__THE TASK__.
Could you show each line of the records that contains the word "memset"?

__MATERIAL SUPPLIED__.
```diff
+        struct Key { DevData d; VoteParams vp; uint32_t grid_classify, grid_goodk, grid_tile, bits; uint64_t zoff; uint32_t one_copy, classify; };
+        Key key;
+        memset(&key, 0, sizeof key);
+        memcpy(&key.d, &d, sizeof d); memcpy(&key.vp, &vp, sizeof vp);
+        key.grid_classify = grid_classify; key.grid_goodk = grid_goodk; key.grid_tile = grid_tile; key.bits = BITS;
+        key.zoff = zoff; key.one_copy = one_copy; key.classify = classify;
+        if (!ctx->polish_graph || ctx->polish_key.size() != sizeof key || memcmp(ctx->polish_key.data(), &key, sizeof key) != 0) {
+            if (ctx->polish_graph) { cudaGraphExecDestroy(ctx->polish_graph); ctx->polish_graph = nullptr; }
+            CK(cudaStreamBeginCapture(s, cudaStreamCaptureModeThreadLocal));
+            const cudaError_t ee = enqueue();
+            cudaGraph_t g = nullptr;
+            const cudaError_t ec = cudaStreamEndCapture(s, &g);
+            if (ee != cudaSuccess || ec != cudaSuccess) {
+                if (g) cudaGraphDestroy(g);
+                cudaGetLastError();
+                return ctx->fail_cuda(ee != cudaSuccess ? ee : ec, "capturing the polish call", __FILE__, __LINE__);
+            }
+            cudaGraphExec_t ge = nullptr;
+            const cudaError_t ei = cudaGraphInstantiate(&ge, g, 0);
+            cudaGraphDestroy(g);
+            CK(ei);
+            ctx->polish_graph = ge;
+            ctx->polish_key.assign(reinterpret_cast<const char*>(&key), sizeof key);
+        }
+        if (one_copy) {
+            memset(ctx->h_init, 0, zoff);
+            memcpy(ctx->h_init + o_prm, ctx->h_params, sizeof(DevParams));
+            memset(ctx->h_init + o_status + offsetof(DevStatus, err), 0xFF, 8);
+        }
+        CK(cudaGraphLaunch(ctx->polish_graph, s));
         CK(cudaMemcpyAsync(ctx->h_status, d.st, sizeof(DevStatus), cudaMemcpyDeviceToHost, s));
         CK(cudaStreamSynchronize(s));
         CK(cudaGetLastError());
@@ -478,8 +513,8 @@
         memset(&res->timing, 0, sizeof res->timing);
         float ms;
         CK(cudaEventElapsedTime(&ms, ctx->ev[0], ctx->ev[1])); res->timing.stage_ms[0] = ms;
-        CK(cudaEventElapsedTime(&ms, ctx->ev[1], ctx->ev[2])); res->timing.stage_ms[1] = ms;
-        CK(cudaEventElapsedTime(&ms, ctx->ev[2], ctx->ev[3])); res->timing.stage_ms[2] = ms;
+        CK(cudaEventElapsedTime(&ms, ctx->ev[1], ev_goodk)); res->timing.stage_ms[1] = ms;
+        CK(cudaEventElapsedTime(&ms, ev_goodk, ctx->ev[3])); res->timing.stage_ms[2] = ms;
         CK(cudaEventElapsedTime(&ms, ctx->ev[3], ctx->ev[4])); res->timing.stage_ms[3] = ms;
         CK(cudaEventElapsedTime(&ms, ctx->ev[4], ctx->ev[5])); res->timing.stage_ms[4] = ms;
         CK(cudaEventElapsedTime(&ms, ctx->ev[0], ctx->ev[5])); res->timing.total_ms = ms;
diff --git a/polypolish_b200/csrc/pp_ctx.cuh b/polypolish_b200/csrc/pp_ctx.cuh
--- a/polypolish_b200/csrc/pp_ctx.cuh
+++ b/polypolish_b200/csrc/pp_ctx.cuh
@@ -52,6 +52,8 @@
     uint32_t node_cap = 0;
     uint32_t n_slots = 0, max_ext = 0;
     bool tile_attr_set = false;
+    cudaGraphExec_t polish_graph = nullptr;
+    std::string polish_key;
     uint64_t out_cap = 0;
     bool global_k = false;
     bool debug_on = false, have_debug = false;
```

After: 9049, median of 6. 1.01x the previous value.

__RESPONSE TO THIS TASK__.
+        memset(&key, 0, sizeof key);
+            memset(ctx->h_init, 0, zoff);
+            memset(ctx->h_init + o_status + offsetof(DevStatus, err), 0xFF, 8);
         memset(&res->timing, 0, sizeof res->timing);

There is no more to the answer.